Being in school helped, she knew how to research, and she’d done a little before she got to this point, just in case she ever needed to know. Ang had read a few books on the subject, mostly old pimp tomes by the likes of Iceberg Slim and others of his ilk. Little good it did, sitting in the rain in high heel boots and a short pleather skirt. She didn’t know how to approach a regular boy, much less a john looking to sex her quickly and for a fee. She wasn’t even sure how much to charge. Decisions, it was almost funny, but the joke was on her. Just as she was about to pull away and go home to cry, there was a sharp tap on her window.

Ang looked up to see a man not much older than her. “You working?” he asked.

For a minute, Ang couldn’t find her tongue. She didn’t even know how to answer such a question or that he would ask it that way. I guess that’s how this goes Ang thought. She squeaked out a frightened “Yeah, I am,” with as much confidence as she could muster, but her eyes must have told the real tale.

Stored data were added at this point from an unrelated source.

static int forward_batch_impl(const char* who, int emission_policy, int K, const gm_batch_frame* frames, int P, int deg, int M, int width, int height,
                              const int* tri, const float* w, const float* cov, const float* pos, const float* shs, const float* opacities,
                              const float* background, int64_t binning_capacity, int flags, unsigned int* work_hint, int debug, void* stream,
                              bool aux, float* const* out_depth, float* const* out_alpha, const SceneRows* scene = nullptr) {
  if (int rc = check_policy(emission_policy)) return rc;
  if (K < 1 || K > GM_BATCH_MAX || !frames) { set_error("%s: 1..%d frames", who, GM_BATCH_MAX); return GM_ERR_INVALID_ARG; }
  if (flags & ~(scene ? GM_BATCH_IMAGE_ONLY : (GM_BATCH_IMAGE_ONLY | GM_BATCH_COV6))) { set_error("%s: unknown flags 0x%x", who, flags); return GM_ERR_INVALID_ARG; }
  if (P <= 0 || width <= 0 || height <= 0) { set_error("%s: invalid sizes P=%d W=%d H=%d (an empty cloud goes through the single-frame calls)", who, P, width, height); return GM_ERR_INVALID_ARG; }
  if (deg < 0 || deg > 3 || M != 16) { set_error("%s: needs SH rows of M == 16 coefficients, degree 0..3", who); return GM_ERR_INVALID_ARG; }
  if (scene ? (!pos || !scene->scales || !scene->rots || !shs || !opacities || !background || !scene->object_rows || !scene->deformed)
            : (!tri || !w || !cov || !pos || !shs || !opacities || !background)) {
    set_error("%s: null required input", who); return GM_ERR_INVALID_ARG;
  }
  if (binning_capacity <= 0) { set_error("%s: binning_capacity must be positive (sync-free second half)", who); return GM_ERR_INVALID_ARG; }
  if (int rc = check_tile_grid(width, height)) return rc;
  const TileGrid tg(width, height, emission_policy);
  if (tg.ptiles > (1 << GM_BUCKET_BITS)) {
    set_error("%s: %dx%d has %d list tiles under policy %d; a batch needs the one-pass tile sort (<= 2048)", who, width, height, tg.ptiles, emission_policy);
    return GM_ERR_INVALID_ARG;
  }
  hipStream_t st = reinterpret_cast<hipStream_t>(stream);
  BatchFrameArgs fr[GM_BATCH_MAX];
  BatchOfs B{};
  B.frames = K;
  for (int k = 0; k < K; k++) {
    const gm_batch_frame& f = frames[k];
    if ((!scene && !f.packed) || !f.viewmatrix || !f.projmatrix || !f.cam_pos || !f.geom_buffer || !f.binning_buffer || !f.image_buffer || !f.out_color) {
      set_error("%s: frame %d has a null pointer", who, k); return GM_ERR_INVALID_ARG;
    }
    if ((reinterpret_cast<uintptr_t>(f.geom_buffer) | reinterpret_cast<uintptr_t>(f.binning_buffer) | reinterpret_cast<uintptr_t>(f.image_buffer)) & 255) {
      set_error("%s: frame %d: scratch buffers must be 256-byte aligned", who, k); return GM_ERR_INVALID_ARG;
    }
    for (int j = 0; j < k; j++)
      if (frames[j].geom_buffer == f.geom_buffer || frames[j].binning_buffer == f.binning_buffer || frames[j].image_buffer == f.image_buffer || frames[j].out_color == f.out_color) {
        set_error("%s: frames %d and %d share a buffer", who, j, k); return GM_ERR_INVALID_ARG;
      }
    fr[k].packed = f.packed; fr[k].viewmatrix = f.viewmatrix; fr[k].projmatrix = f.projmatrix; fr[k].cam_pos = f.cam_pos;
    fr[k].tan_fovx = f.tan_fovx; fr[k].tan_fovy = f.tan_fovy; fr[k].radii = f.radii;
    fr[k].g = GeomState::from(f.geom_buffer, (size_t)P);
    B.geom.d[k] = (long long)(reinterpret_cast<intptr_t>(f.geom_buffer) - reinterpret_cast<intptr_t>(frames[0].geom_buffer));
    B.binning.d[k] = (long long)(reinterpret_cast<intptr_t>(f.binning_buffer) - reinterpret_cast<intptr_t>(frames[0].binning_buffer));
    B.image.d[k] = (long long)(reinterpret_cast<intptr_t>(f.image_buffer) - reinterpret_cast<intptr_t>(frames[0].image_buffer));
    B.color.d[k] = (long long)(reinterpret_cast<intptr_t>(f.out_color) - reinterpret_cast<intptr_t>(frames[0].out_color));
    B.status[k] = f.status_host;
  }
  if (scene)
    if (int rc = check_scene_batch(who, *scene, K, frames, P, width, height, binning_capacity, tri, w, cov)) return rc;
  if (aux) {
    const size_t HW = (size_t)width * height;
    const float* r[3 * GM_BATCH_MAX];
    for (int k = 0; k < K; k++) {
      if ((out_depth && !out_depth[k]) || (out_alpha && !out_alpha[k])) { set_error("%s: frame %d: null map pointer in a non-null array", who, k); return GM_ERR_INVALID_ARG; }
      r[k] = frames[k].out_color; r[K + k] = out_depth ? out_depth[k] : nullptr; r[2 * K + k] = out_alpha ? out_alpha[k] : nullptr;
    }
    for (int i = K; i < 3 * K; i++) {
      if (!r[i]) continue;
      const int k = i % K;
      if (reinterpret_cast<uintptr_t>(r[i]) & 3) { set_error("%s: frame %d: unaligned map pointer", who, k); return GM_ERR_INVALID_ARG; }
      for (int j = 0; j < 3 * K; j++)
        if (j != i && overlaps(r[i], HW, r[j], j < K ? 3 * HW : HW)) {
          set_error("%s: frame %d's %s map overlaps a colour image or another map of the batch", who, k, i < 2 * K ? "depth" : "alpha");
          return GM_ERR_INVALID_ARG;
        }
      (i < 2 * K ? B.depth : B.alpha).d[k] = (long long)(reinterpret_cast<intptr_t>(r[i]) - reinterpret_cast<intptr_t>(r[i - k]));
    }
  }
  GeomState g = fr[0].g;
  ImageState img = ImageState::from(frames[0].image_buffer, width, height);
  BinningState b = BinningState::from(frames[0].binning_buffer, (size_t)binning_capacity);
  if (int rc = launch_arm_counters(g, st, &B)) return rc;
  if (scene) {
    if (int rc = launch_scene_shade_pre_batch(K, fr, scene->deformed, scene->n_objects, scene->object_rows, P, deg, width, height, emission_policy, pos,
                                              scene->scales, scene->rots, shs, opacities, tri, w, cov, debug, st)) return rc;
  } else if (int rc = launch_deform_shade_pre_batch(K, fr, P, deg, width, height, emission_policy, tri, w, cov, pos, shs, opacities, (flags & GM_BATCH_COV6) != 0, debug, st)) {
    return rc;
  }
  if (int rc = launch_depth_order(g, P, debug, st, nullptr, nullptr, &B)) return rc;
  if (int rc = launch_duplicate(g, b, P, width, height, emission_policy, (size_t)binning_capacity, debug, st, &B)) return rc;
  bool order_done = false;
  if (int rc = launch_tile_sort(g, b, img, (size_t)binning_capacity, g.counters + GM_CNT_RENDERED, tg.ptiles, &order_done, work_hint, debug, st, &B)) return rc;
  if (!order_done) { set_error("%s: internal: the tile pass did not produce the dispatch order", who); return GM_ERR_INVALID_ARG; }
  return launch_render_fwd(g, b.pairs[sort_final_slot(tg.ptiles)], img, width, height, emission_policy, background, frames[0].out_color, frames[0].status_host,
                           (flags & GM_BATCH_IMAGE_ONLY) != 0, work_hint, debug, st, false, &B,
                           aux && out_depth ? out_depth[0] : nullptr, aux && out_alpha ? out_alpha[0] : nullptr, aux, aux ? g.counters : nullptr);
}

The man looked unimpressed by her answer. “You’re no working girl, or least you shouldn’t be. What are you doing out here? Don’t you know you can get killed looking like a lost rabbit on this street?” He shook his head. His jet-black hair was long, shaggy. He’d missed more than a few cuts and shaves. There were bags under his eyes and butter on his teeth. He looked too down on his own luck to have an opinion about her.

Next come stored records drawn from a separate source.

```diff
@@ -434,7 +440,9 @@
 
 
 def cross_attention_folded(q: torch.Tensor, x: torch.Tensor, wkt: torch.Tensor, wvp: torch.Tensor, bv: torch.Tensor, out: torch.Tensor, l: int,
-                           scale: float, heads: int = 12, mask: Optional[torch.Tensor] = None) -> torch.Tensor:
+                           scale: float, heads: int = 12, mask: Optional[torch.Tensor] = None, q_index: Optional[torch.Tensor] = None) -> torch.Tensor:
+    if q_index is not None:
+        return _cross_attention_folded("cir_cross_attention_folded_indexed", q, x, wkt, wvp, bv, out, l, scale, heads, mask, q_index)
     return _cross_attention_folded("cir_cross_attention_folded", q, x, wkt, wvp, bv, out, l, scale, heads, mask)
 
 
diff --git a/include/cirrank.h b/include/cirrank.h
--- a/include/cirrank.h
+++ b/include/cirrank.h
@@ -22,7 +22,7 @@
 int cir_version(void);
 const char* cir_strerror(int code);
 
-enum { CIR_TUNE_GEMM_TILE = 0, CIR_TUNE_GEMM_GROUP_W = 1, CIR_TUNE_ATTN_SHARED_MAX = 2 };
+enum { CIR_TUNE_GEMM_TILE = 0, CIR_TUNE_GEMM_GROUP_W = 1, CIR_TUNE_ATTN_SHARED_MAX = 2, CIR_TUNE_FOLD_KB = 3 };
 int cir_set_tuning(int knob, int value);
 
 int cir_gemm_bias_act(const void* A, int64_t lda, int64_t strideA,
@@ -72,6 +72,11 @@
 int cir_cross_attention_folded(const void* q, int64_t q_sb, int64_t q_rs, const void* x, int64_t x_s1, const void* wkt, const void* wvp, int64_t w_sb,
                                const float* bv, const float* key_mask, int64_t mask_stride, void* out, int64_t o_st, int64_t o_sr, int64_t o_sb,
                                int T, int L, int N, int D, int H, float scale, int dtype, void* stream);
+
+int cir_cross_attention_folded_indexed(const void* q, int64_t q_sb, int64_t q_rs, const int64_t* q_index, int Q, const void* x, int64_t x_s1,
+                                       const void* wkt, const void* wvp, int64_t w_sb, const float* bv, const float* key_mask, int64_t mask_stride,
+                                       void* out, int64_t o_st, int64_t o_sr, int64_t o_sb, int T, int L, int N, int D, int H, float scale,
+                                       int dtype, void* stream);
 
 int cir_cross_attention_folded_long(const void* q, int64_t q_sb, int64_t q_rs, const void* x, int64_t x_s1, const void* wkt, const void* wvp, int64_t w_sb,
                                     const float* bv, const float* key_mask, int64_t mask_stride, void* out, int64_t o_st, int64_t o_sr, int64_t o_sb,
```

Ang found her voice easily then, righteous anger always worked in a pinch. She searched her memory for the kind of hardcore language she picked up reading her streetwalker stories. Fear was not an option, and attitude was everything.

“Who the hell are you to say anything to me, asshole? You came over here to me, not the other way around. So you interested in me, or what? And I’m not as cheap as some of these hookers out here, so I hope you ain’t wasting my time!”

The stranger was taken aback, his eyes widened and he looked genuinely confused for a minute while he tried to figure out if she was a good actor or a not-so-bright whore. Finally, he laughed a bit, telling her, “That was pretty good. You almost made me believe you. Little girl, you don’t know a thing that’s going on out here, but you’ll find out the hard way if you’re not careful. Maybe if you had a cigarette hanging out of your mouth, you’d be more believable.”

“I don’t smoke,” Ang said, still trying to play the hardened prostitute, weary of games.

“Well, I do.” He pulled a pack of Camels from his pocket. “Here, take one and pretend. I’m trying to help you out because I see you need it. I’m not wasting your time, but you might be wasting mine.” He turned to look toward the alley behind him. Throwing a thumb over his shoulder, he told her. “I’m looking to score, and my man behind me is busy. I thought I might as well be busy too until he’s finished.”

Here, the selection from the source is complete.